Show that, if $\tan^2(x) = 2\tan(x) +1,$ then $\tan(2x) = -1$

(i) Show that, if $\tan^2(x) = 2\tan(x) + 1,$ then $\tan (2x) = -1$

• And if I don't show that, what happens? ;) (kidding) Seriously, though--we do like it when you show your work for a problem, without just copy/pasting a question from some homework assignment. – apnorton Oct 15 '13 at 0:40
• okay so I started working backwards starting with tan2(x) and trying to find an identity which would prove it was equal to -1 – user100893 Oct 15 '13 at 0:50

It's always the case that $\tan2x=2\tan x/(1-\tan^2x)$. If $\tan^2x =2\tan x+1$, then $2\tan x=\tan^2x-1$ and hence

$$\tan2x={2\tan x\over 1-\tan^2x}={\tan^2x-1\over1-\tan^2x}=-1$$

The desired result suggests playing with the double-angle formulas: $$\sin(2x) = 2\sin(x)\cos(x)$$ $$\cos(2x) = 2\cos^2(x) - 1$$

Also, since you're given a square tangent, you may as well try using a pythagorean identity $\tan^2 + 1 = \sec^2$.
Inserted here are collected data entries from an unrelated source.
+#pragma unroll
+      for (int h = 0; h < 2; ++h)
+#pragma unroll
+        for (int k = 0; k < 4; ++k) v[h * 4 + k] = dec_alpha_silu(fmaf(a[u][h][k], sc[h][k], sh[h][k]));
+      float r[9];
+#pragma unroll
+      for (int tap = 0; tap < 9; ++tap) {
+        float s = v[0] * w[tap][0][0];
+#pragma unroll
+        for (int k = 1; k < 8; ++k) s = fmaf(v[k], w[tap][k >> 2][k & 3], s);
+        r[tap] = dec_alpha_group_sum<LPP>(s);
+      }
+      float* dst = t + pr * SDM_DA_RWP + pc;
+      if (LPP >= 9) {
+        float sel = r[0];
+#pragma unroll
+        for (int tap = 1; tap < 9; ++tap) sel = (j == tap) ? r[tap] : sel;
+        if (pix < NPIX && j < 9) dst[j * (SDM_DA_RH * SDM_DA_RWP)] = ok ? sel : 0.0f;
+      } else {
+#pragma unroll
+        for (int tap = 0; tap < 9; ++tap)
+          if (pix < NPIX && (tap % LPP) == j) dst[tap * (SDM_DA_RH * SDM_DA_RWP)] = ok ? r[tap] : 0.0f;
+      }
+    }
+  };
+  f32x4 a0[SDM_DA_U][2], a1[SDM_DA_U][2];
+  load(a0, 0);
+  for (int b = 0; b < NB; b += 2) {
+    load(a1, b + 1);
+    compute(a0, b);
+    load(a0, b + 2);
+    if (b + 1 < NB) compute(a1, b + 1);
+  }
+  __syncthreads();
+  const float bias = p.wt[9 * C];
+  const int oy = tid >> 3, ox = (tid & 7) * 4;
+  if (oy < th && ox < tw) {
+    double acc[4] = {0.0, 0.0, 0.0, 0.0};
+#pragma unroll
+    for (int tap = 0; tap < 9; ++tap) {
+      const float* src = t + tap * (SDM_DA_RH * SDM_DA_RWP) + (oy + tap / 3) * SDM_DA_RWP + ox + tap % 3;
+#pragma unroll
+      for (int k = 0; k < 4; ++k) acc[k] += (double)src[k];
+    }
+    float o[4];
+#pragma unroll
+    for (int k = 0; k < 4; ++k) o[k] = (SDM_MED3((float)(acc[k] + (double)bias), -1.0f, 1.0f) + 1.0f) * 0.5f;
+    float* dst = p.alpha + ((size_t)n * H + (y0 + oy)) * W + x0 + ox;
+    if ((W & 3) == 0) {
+      const f32x4 o4 = {o[0], o[1], o[2], o[3]};
+      *(f32x4*)dst = o4;
+    } else {
+#pragma unroll
+      for (int k = 0; k < 4; ++k) if (ox + k < tw) dst[k] = o[k];
+    }
+  }
+}
diff --git a/comfyui-sdmatte_amd/csrc/sdm_engine.cpp b/comfyui-sdmatte_amd/csrc/sdm_engine.cpp
--- a/comfyui-sdmatte_amd/csrc/sdm_engine.cpp
+++ b/comfyui-sdmatte_amd/csrc/sdm_engine.cpp
@@ -4,6 +4,7 @@
 #include "k_norm.h"
 #include "k_attn.h"
 #include "k_misc.h"
+#include "k_vae_ends.h"
 #include "k_trimap.h"
 #include "k_cclabel.h"
 #include "k_foreground.h"
@@ -103,6 +104,7 @@
   {"conv_pc_min_cin", 256, 256, "conv_pc = -1: smallest Cin that takes the producer / consumer form"},
   {"conv_db", 0, 0, "512x128 double-buffered tile where the queue is deep"},
   {"trimap_skip", 1, 1, "VAE encoder, trimap images: output tiles inside a constant region of the trimap are not multiplied (k_misc.h cmask_*; exact). 0 = every tile"},
+  {"vae_ends", 1, 1, "VAE decoder, callers that want the alpha: conv_norm_out + SiLU + conv_out + the mean / clamp of the three decoded channels as ONE streaming launch on the mean weights (k_vae_ends.h dec_alpha_kernel; fp32 activations, 32 / 64 / 128 channels).  0 = the 3-channel conv_out on the thin conv kernel + alpha_out_kernel.  Read per forward (the mean-weight table is derived whenever weights are finalised: 4.6 KB)"},
   {"conv_band_rows", 0, 0, "tile rows per XCD band of the convs that leave constant tiles out (0 = by image height)"},
   {"trimap_skip_min_rows", 512, 512, "smallest output height at which constant tiles are left out (measured at 1024^2: the 1024- and 512-row levels gain 3.7 + 1.6 ms, the 256-row level loses 0.7: too few of its 32 x 128-pixel tiles lie inside one region)"},
   {"conv_splitk", -1, -1, "split-K of the register-staged conv / GEMM kernels: -1 by shape (few tiles, long K), 0 off, n >= 2 forced where the shape allows"},
@@ -606,6 +608,8 @@
   std::unordered_map<std::string, Slot> slots;
   std::vector<std::string> slot_order;
   unsigned char* warena = nullptr;
+  size_t dec_alpha_off = 0;
+  float* dec_alpha_w = nullptr;
   size_t warena_bytes = 0, canon_bytes = 0;
   std::vector<float> hostblob;
   int64_t n_loaded = 0, n_ignored = 0;
@@ -903,6 +907,7 @@
   }
   e->u_norm_out = B.norm_named("unet.conv_norm_out", uc[0]);
   e->u_conv_out = B.conv_named("unet.conv_out", 9, uc[0], c.unet_out_channels);
+  e->dec_alpha_off = B.doff; B.doff += rupz(((size_t)9 * vc[0] + 1) * 4, 256);
   e->canon_bytes = B.woff;
   e->warena_bytes = B.woff + B.doff;
 }
@@ -2009,7 +2014,51 @@
   return 0;
 }
 
-static int vae_decode(sdm_ctx* e, const T& z, T* dec) {
+static bool dec_alpha_ok(const T& h) { return opt("vae_ends") != 0 && h.f32 == 1 && (h.C == 32 || h.C == 64 || h.C == 128); }
+
+static int decode_alpha(sdm_ctx* e, const NormL& n, const ConvL& L, const float* wt, const T& h, float eps, T* alpha) {
+  if (h.C != n.C || h.C != L.Cin_pad) SDM_FAIL(e, SDM_ERR_INVALID, "decode_alpha: C %d != %d / %d", h.C, n.C, L.Cin_pad);
+  const long npix = h.rows();
+  if (!dec_alpha_ok(h)) {
+    T dec = talloc(e, h.N, h.H, h.W, 4, 1);
+    { ConvArgs a; a.out = &dec; TRY(gn_conv(e, n, L, h, nullptr, 1, eps, a)); }
+    *alpha = talloc(e, h.N, h.H, h.W, 1, 1);
+    if (!e->dry) {
+      prof_begin(e, "alpha_out", 0, (double)npix * 20);
+      count_kernel("alpha_out");
+      SDM_LAUNCH(alpha_out_kernel, dim3((unsigned)((npix + 255) / 256)), dim3(256), 0, e->stream, (const float*)dec.p, (float*)alpha->p, npix);
+      prof_end(e);
+    }
+    tfree(e, dec);
+    return 0;
+  }
+  if (h.N > 65535 || sdm_cdiv(h.H, SDM_DA_TH) > 65535) SDM_FAIL(e, SDM_ERR_INVALID, "decode_alpha: %d images of %d rows exceed the launch grid", h.N, h.H);
+  *alpha = talloc(e, h.N, h.H, h.W, 1, 1);
+  T scratch; float* scale; float* shift;
+  TRY(gn_scale_shift(e, h.p, nullptr, h.C, 0, h.f32, h.N, h.H * h.W, e->cfg.groups, n.g, n.b, eps, h.stats, h.srows, nullptr, 0, h.sbytes != 0, &scratch, &scale,
+                     &shift));
+  if (!e->dry) {
+    DecAlphaParams p;
+    p.x = (const float*)h.p; p.scale = scale; p.shift = shift; p.wt = wt; p.alpha = (float*)alpha->p; p.N = h.N; p.H = h.H; p.W = h.W;
+    const dim3 grid((unsigned)sdm_cdiv(h.W, SDM_DA_TW), (unsigned)sdm_cdiv(h.H, SDM_DA_TH), (unsigned)h.N);
+    char d[160];
+    d[0] = 0;
+    if (e->prof_on) snprintf(d, sizeof(d), "%s N=%d H=%d W=%d Cin=%d -> alpha", L.name.c_str(), h.N, h.H, h.W, h.C);
+    prof_begin(e, "dec_alpha", 2.0 * (double)npix * h.C * 9, (double)npix * h.C * 4 + (double)npix * 4, d);
+    count_kernel("dec_alpha");
+    if (h.C == 128) SDM_LAUNCH(dec_alpha_kernel<128>, grid, dim3(256), 0, e->stream, p);
+    else if (h.C == 64) SDM_LAUNCH(dec_alpha_kernel<64>, grid, dim3(256), 0, e->stream, p);
+    else SDM_LAUNCH(dec_alpha_kernel<32>, grid, dim3(256), 0, e->stream, p);
+#ifndef SDM_EMU
+    { const hipError_t le = hipGetLastError(); if (le != hipSuccess) SDM_FAIL(e, SDM_ERR_HIP, "dec_alpha: launch failed: %s", hipGetErrorString(le)); }
+#endif
+    prof_end(e);
+  }
+  tfree(e, scratch);
+  return 0;
+}
+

Now, $$\tan^2(x) = 2\tan(x) + 1 = \sec^2(x) - 1$$ implies $$\sec^2(x) = 2\tan(x) + 2 = 2(\tan(x) + 1)$$ That is, $$1 = 2(\tan(x) + 1)\cos^2(x) = 2\sin(x)\cos(x) + 2\cos^2(x)$$ Pull the one over to the right side. Do you see how to finish it off?
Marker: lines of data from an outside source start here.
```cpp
constexpr int kMapSupertile = 0;
constexpr int kMapBand = 1;
constexpr int kMapLinear = 2;

inline int grid_blocks(int tiles_x, int tiles_y, int tile_map) {
    if (tile_map != kMapSupertile) return tiles_x * tiles_y;
    const int st = ((tiles_x + 3) / 4) * ((tiles_y + 3) / 4);
    return ((st + 7) / 8) * 8 * 16;
}

struct DVolume {
    const float* dense;
    const void* bricks;
    const void* cells;
    int32_t N;
    int32_t nb;
    float extent;
    float inv_cell;
    float density_scale;
    float step_max;
    float tint[3];
    float roughness;
    float metallic;
    float k;
    float cell;
    int32_t format;
    const uint8_t* skip;
    const uint32_t* nib;
    const uint8_t* tex_px[3];
    int32_t tex_w[3], tex_h[3];
    float tex_scale[2];
// ... 133 lines not shown
```

### volumetricraytracer_amd/csrc/vrt_kernels.hip

```cpp
#include <hip/hip_runtime.h>
#include <math.h>
#include <stdlib.h>
#include "vrt_device.h"
#include "vrt_launch.h"
#include "voxelize_core.h"
#include "brush_core.h"

namespace vrt {

struct F3 {
    float x, y, z;
};
__device__ __forceinline__ F3 f3(float x, float y, float z) { return F3{x, y, z}; }
__device__ __forceinline__ F3 operator+(F3 a, F3 b) { return f3(a.x + b.x, a.y + b.y, a.z + b.z); }
__device__ __forceinline__ F3 operator-(F3 a, F3 b) { return f3(a.x - b.x, a.y - b.y, a.z - b.z); }
__device__ __forceinline__ F3 operator*(F3 a, float s) { return f3(a.x * s, a.y * s, a.z * s); }
__device__ __forceinline__ float dot3(F3 a, F3 b) { return (a.x * b.x + a.y * b.y) + a.z * b.z; }
__device__ __forceinline__ F3 normalize3(F3 a) {
    float inv = 1.0f / sqrtf(dot3(a, a));
    return a * inv;
}
__device__ __forceinline__ float maxf_(float a, float b) { return a > b ? a : b; }
__device__ __forceinline__ float minf_(float a, float b) { return a < b ? a : b; }
__device__ __forceinline__ F3 mul33(const float* m, F3 v) {
// ... 694 lines not shown
        return march_cube<NORMAL, PATH == kPathCube16>(F, I, Vd, o, d, t_cur, t_hit, n_world, steps, ex);
    } else {
    constexpr int DP = data_path<PATH>();
    const VolRef V = load_vol<DP>(Vd);
    RaySeg R;
    if constexpr (DIR_SHADOW) {
        if (!setup_shadow_ray(F, I, V, o, t_cur, t_base, R)) return false;
    } else {
        if (!setup_ray(F, I, V, o, d, t_cur, t_base, R)) return false;
    }
    MarchState st;
    st.t = st.t_prev = R.t0;
    st.s_prev = st.s_hit = 0.0f;
    st.i = 0;
    st.hit = false;
    st.chk = __builtin_inff();
    st.c = Cell{0, 0, 0, 0.0f, 0.0f, 0.0f};
    march_lane<DP, DIAG, MULTI>(F, V, R, st, F.max_steps, steps, dg);
    if (!st.hit) {
        if (F.max_steps > 0 && st.i >= F.max_steps && !(st.t > R.t_end)) ex += kExhaustedOne;
        return false;
    }
    float t = st.t;
    Cell c = st.c;
    if (st.s_hit < 0.0f && st.i > 0) t = refine_hit<DP>(V, R, st.t_prev, st.s_prev, t, st.s_hit, c, steps);
    else if (NORMAL != 0 && F.polish > 0 && st.i > 0) t = polish_hit<DP>(F, V, R, t, st.s_hit, st.t_prev, st.s_prev, F.polish, c, steps);
    t_hit = t;
    if constexpr (NORMAL == 1) n_world = hit_normal<DP, false, REF>(I, V, R, c, st.i, REF && F.zero_outside != 0);
    if constexpr (NORMAL == 2) n_world = hit_normal<DP, true, REF>(I, V, R, c, st.i, REF && F.zero_outside != 0);
    return true;
    }
}

template <int PATH, bool SINGLE, bool DIAG = false, int NORMAL = 1, bool REF = false>
__device__ __forceinline__ bool trace_closest(const DFrame& F, F3 o, F3 d, float t_max, float t_base, float& t_best,
                                              int& inst_best, F3& n_best, unsigned& steps, unsigned& ex, DiagAcc* dg = nullptr) {
    if constexpr (SINGLE) {
        float t;
        F3 n;
        if (march_instance<PATH, NORMAL, DIAG, false, REF>(F, F.inst, F.vol0, o, d, t_max, t_base, t, n, steps, ex, dg)) {
            t_best = t;
            inst_best = 0;
            n_best = n;
            return true;
        }
        return false;
    } else {
        bool any = false;
        float best = t_max;
        int ni = 0;
        while (ni < F.n_nodes) {
            ni = __builtin_amdgcn_readfirstlane(ni);
            const DBvhNode nd = F.nodes[ni];
            const bool in = slab_box(o, d, nd, best);
            if (__ballot(in) == 0ull) {
                ni = nd.right;
                continue;
            }
            if (nd.left < 0) {
                const int ii = -nd.left - 1;
                const DInstance* I = F.inst + ii;
                if (in) {
                    float t;
                    F3 n;
                    constexpr bool kCube = PATH == kPathCube || PATH == kPathCube16;
                    if (march_instance<PATH, NORMAL, DIAG, false, REF, true>(F, I, F.vols + I->slot, o, d, kCube ? best : t_max, t_base, t, n, steps, ex, dg)) {
                        if (!any || t < best || (t == best && ii < inst_best)) {
                            any = true;
                            best = t;
                            t_best = t;
                            inst_best = ii;
                            n_best = n;
                        }
                    }
                }
                ni = nd.right;
            } else {
                ni = ni + 1;
            }
        }
        return any;
    }
}

template <int PATH, bool SINGLE, bool DIAG = false, bool DIR_SHADOW = false>
__device__ __forceinline__ bool trace_any(const DFrame& F, F3 o, F3 d, float t_max, float t_base, unsigned& steps, unsigned& ex,
                                          DiagAcc* dg = nullptr) {
    float t;
    F3 n;
    if constexpr (SINGLE) {
        return march_instance<PATH, 0, DIAG, DIR_SHADOW>(F, F.inst, F.vol0, o, d, t_max, t_base, t, n, steps, ex, dg);
    } else {
        bool found = false;
        int ni = 0;
        while (ni < F.n_nodes) {
            if (__ballot(!found) == 0ull) break;
            ni = __builtin_amdgcn_readfirstlane(ni);
            const DBvhNode nd = F.nodes[ni];
            const bool in = !found && slab_box(o, d, nd, t_max);
            if (__ballot(in) == 0ull) {
                ni = nd.right;
                continue;
            }
            if (nd.left < 0) {
                const DInstance* I = F.inst + (-nd.left - 1);
                if (in && march_instance<PATH, 0, DIAG, DIR_SHADOW, false, true>(F, I, F.vols + I->slot, o, d, t_max, t_base, t, n, steps, ex, dg)) found = true;
                ni = nd.right;
            } else {
                ni = ni + 1;
            }
        }
        return found;
    }
}

__device__ __forceinline__ unsigned env_fetch(const uint8_t* __restrict__ env, int S, F3 dir) {
    if (env == nullptr) return 0u;
    float vx = dir.x, vy = dir.z, vz = dir.y;
    float ax = fabsf(vx), ay = fabsf(vy), az = fabsf(vz);
    int face;
    float sc, tc, ma;
    if (ax >= ay && ax >= az) {
        ma = ax;
        if (vx >= 0.0f) { face = 0; sc = -vz; tc = -vy; }
        else            { face = 1; sc = vz;  tc = -vy; }
    } else if (ay >= az) {
        ma = ay;
        if (vy >= 0.0f) { face = 2; sc = vx; tc = vz; }
        else            { face = 3; sc = vx; tc = -vz; }
    } else {
        ma = az;
        if (vz >= 0.0f) { face = 4; sc = vx;  tc = -vy; }
        else            { face = 5; sc = -vx; tc = -vy; }
    }
    const float inv_ma = 1.0f / ma;
    float u = (sc * inv_ma + 1.0f) * 0.5f;
    float v = (tc * inv_ma + 1.0f) * 0.5f;
    int ix = (int)floorf(u * (float)S);
    int iy = (int)floorf(v * (float)S);
// ... 22 lines not shown
    float m = maxf_(-wdoth + 1.0f, 0.0f);
    float m2 = m * m;
    float m5 = (m2 * m2) * m;
    F3 Fr = f3(f0.x + (-f0.x + 1.0f) * m5, f0.y + (-f0.y + 1.0f) * m5, f0.z + (-f0.z + 1.0f) * m5);
    float dwo = maxf_(dot3(n, wo), 0.0f);
    float dwi = maxf_(dot3(n, wi), 0.0f);
    float G = (dwo * fast_rcp(dwo * (1.0f - k) + k)) * (dwi * fast_rcp(dwi * (1.0f - k) + k));
    float dg = (D * G) * fast_rcp(maxf_((4.0f * dwo) * dwi, 0.0001f));
    F3 cook = f3(dg * Fr.x, dg * Fr.y, dg * Fr.z);
    float km = 1.0f - metal;
    F3 kd = f3((1.0f - Fr.x) * km, (1.0f - Fr.y) * km, (1.0f - Fr.z) * km);
    return f3((albedo.x * INV_PI_REF) * kd.x + cook.x * Fr.x, (albedo.y * INV_PI_REF) * kd.y + cook.y * Fr.y,
              (albedo.z * INV_PI_REF) * kd.z + cook.z * Fr.z);
}

__device__ __forceinline__ F3 radiance(F3 Li, F3 wi, F3 wo, F3 n, F3 albedo, float rough, float metal, float k) {
    const F3 brdf = brdf_eval(wi, wo, n, albedo, rough, metal, k);
    const float ndwi = dot3(n, wi);
    return f3((brdf.x * Li.x) * ndwi, (brdf.y * Li.y) * ndwi, (brdf.z * Li.z) * ndwi);
}

__device__ __forceinline__ float tonemap(float c) {
    c = c > 0.0f ? c : 0.0f;
    c = c * fast_rcp(c + 1.0f);
    return fast_pow(c, 1.0f / 2.2f);
}

__device__ __forceinline__ unsigned wave_sum(unsigned v) {
#pragma unroll
    for (int o = 32; o > 0; o >>= 1) v += __shfl_xor(v, o);
    return v;
}

__device__ __forceinline__ void tile_of_block(const DFrame& F, int b, int nblk, int& tile_x, int& tile_y) {
    if (F.tile_map == kMapSupertile) {
        const int rot = (int)blockIdx.y;
        const int xcd = (b + rot) & 7, q = b >> 3;
        const int st = (q >> 4) * 8 + xcd;
        const int within = q & 15;
        const int st_x = (F.tiles_x + 3) >> 2;
        tile_x = (st % st_x) * 4 + (within & 3);
        tile_y = (st / st_x) * 4 + (within >> 2);
    } else if (F.tile_map == kMapBand) {
        const int xcd = b & 7, q = b >> 3;
        const int per = nblk >> 3, rem = nblk & 7;
        const int L = (xcd < rem) ? xcd * (per + 1) + q : rem * (per + 1) + (xcd - rem) * per + q;
        tile_x = L % F.tiles_x;
        tile_y = L / F.tiles_x;
    } else {
        tile_x = b % F.tiles_x;
        tile_y = b / F.tiles_x;
    }
}

constexpr int kMarchThreads = 64;
constexpr int kMarchGridMul = 4;
__device__ __forceinline__ void block_and_wave(int& b, int& wave) {
    const int raw = (int)blockIdx.x, xcd = raw & 7, q = raw >> 3;
    wave = q & 3;
    b = ((q >> 2) << 3) | xcd;
}

__device__ __forceinline__ void pixel_of_lane(int tile_x, int tile_y, int wave, int lane, int& px, int& pyl) {
    px = tile_x * 16 + (wave & 1) * 8 + (lane & 7);
    pyl = tile_y * 16 + (wave >> 1) * 8 + (lane >> 3);
}

__device__ __forceinline__ bool wave_can_reach(const DCam& C, bool valid, int px, int py) {
    const int x0 = (int)(C.cull_lo & 0xffffu), y0 = (int)(C.cull_lo >> 16), x1 = (int)(C.cull_hi & 0xffffu), y1 = (int)(C.cull_hi >> 16);
    const bool inside = px >= x0 && px <= x1 && py >= y0 && py <= y1;
    return __ballot(valid && inside) != 0ull;
}

__device__ __forceinline__ DCam load_cam(const DBlock& B, int frame) {
    typedef unsigned u16v __attribute__((ext_vector_type(16)));
    u16v w;
    if (B.f.cams != nullptr) w = *reinterpret_cast<const u16v __attribute__((address_space(4)))*>((const __attribute__((address_space(4))) DCam*)B.f.cams + frame);
    else w = *reinterpret_cast<const u16v*>(&B.cam[frame]);
    DCam C;
    C.cam_o[0] = __uint_as_float(w[0]); C.cam_o[1] = __uint_as_float(w[1]); C.cam_o[2] = __uint_as_float(w[2]);
    C.r0[0] = __uint_as_float(w[3]); C.r0[1] = __uint_as_float(w[4]); C.r0[2] = __uint_as_float(w[5]);
    C.r1[0] = __uint_as_float(w[6]); C.r1[1] = __uint_as_float(w[7]); C.r1[2] = __uint_as_float(w[8]);
    C.r2[0] = __uint_as_float(w[9]); C.r2[1] = __uint_as_float(w[10]); C.r2[2] = __uint_as_float(w[11]);
    C.cx = __uint_as_float(w[12]); C.cy = __uint_as_float(w[13]);
    C.cull_lo = w[14]; C.cull_hi = w[15];
    return C;
}

template <bool DYN>
__device__ __forceinline__ const DFrame& frame_view(const DBlock& B, int frame, DFrame& Fd) {
    if constexpr (!DYN) {
        (void)frame;
        (void)Fd;
        return B.f;
    } else {
        typedef unsigned u16v __attribute__((ext_vector_type(16)));
        Fd = B.f;
        const char* sec = static_cast<const char*>(B.f.dyn) + (size_t)(unsigned)frame * kDynStride;
        const u16v w = *reinterpret_cast<const u16v __attribute__((address_space(4)))*>((const __attribute__((address_space(4))) char*)sec);
        Fd.light_dir[0] = __uint_as_float(w[0]);
        Fd.light_dir[1] = __uint_as_float(w[1]);
        Fd.light_dir[2] = __uint_as_float(w[2]);
        Fd.light_strength = __uint_as_float(w[3]);
        Fd.n_inst = (int)w[4];
        Fd.n_nodes = (int)w[5];
        Fd.n_point = (int)w[6];
        Fd.n_spot = (int)w[7];
        Fd.vol0 = B.f.vols + (int)w[8];
        Fd.inst = reinterpret_cast<const DInstance*>(sec + kDynInstOff);
        Fd.nodes = reinterpret_cast<const DBvhNode*>(sec + kDynNodesOff);
        Fd.point = reinterpret_cast<const DPointLight*>(sec + kDynPointOff);
        Fd.spot = reinterpret_cast<const DSpotLight*>(sec + kDynSpotOff);
        return Fd;
    }
}

__device__ __forceinline__ void camera_ray(const DFrame& F, const DCam& C, int px, int py, F3& o, F3& d) {
    float sx = (((float)px + 0.5f) * F.inv_w) * 2.0f - 1.0f;
    float sy = (((float)py + 0.5f) * F.inv_h) * 2.0f - 1.0f;
// ... 202 lines not shown
    return q;
}
__device__ __forceinline__ F3 rotate_vector(F3 v, Q4 r) {
    Q4 rc = {-r.x, -r.y, -r.z, r.w};
    Q4 vq = {v.x, v.y, v.z, 0.0f};
    const Q4 t = qmul(r, qmul(vq, rc));
    return f3(t.x, t.y, t.z);
}
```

• Really sorry, I follow this up until the last line then I'm not sure what you've done. Are you using cos(2x) = 2cos^2(x) - cos(2x) then using (tan(x) + 1) as a substitute for the cos(2x)? – user100893 Oct 15 '13 at 1:23
• @user100893 No, I'm cancelling the $\cos(x)$ in $\tan(x)$. – Neal Oct 15 '13 at 2:37

Hint:

$$\tan x={\sin x\over \cos x}$$

Hint 2:

$$\sin (2x)=2\sin x\cos x$$

Putting these plus one more together, we have

$$\tan^2(x)=2\tan(x)+1$$

$$\implies \sin^2x=2\sin x\cos x+\cos^2x\implies \sin^2x-\cos^2x=\sin 2x$$

$$\implies -\cos 2x=\sin 2x\implies -1=\tan 2x$$

• so assuming that (tanx - 1)^2 = 0 then it works out, how do you work out/know that the quadratic is equal to zero? – user100893 Oct 15 '13 at 1:02
• Actually, see my updated hints, the quadratic was a mistaken hint. Note that I have not given you all the identities you need to complete this. – abiessu Oct 15 '13 at 1:06

This all seems too complicated...

Solve the quadratic in $\tan(x)$ and use the $\tan^{-1}$ button; solutions are $x=67.5^{\circ}$ and $x=-22.5^{\circ}$.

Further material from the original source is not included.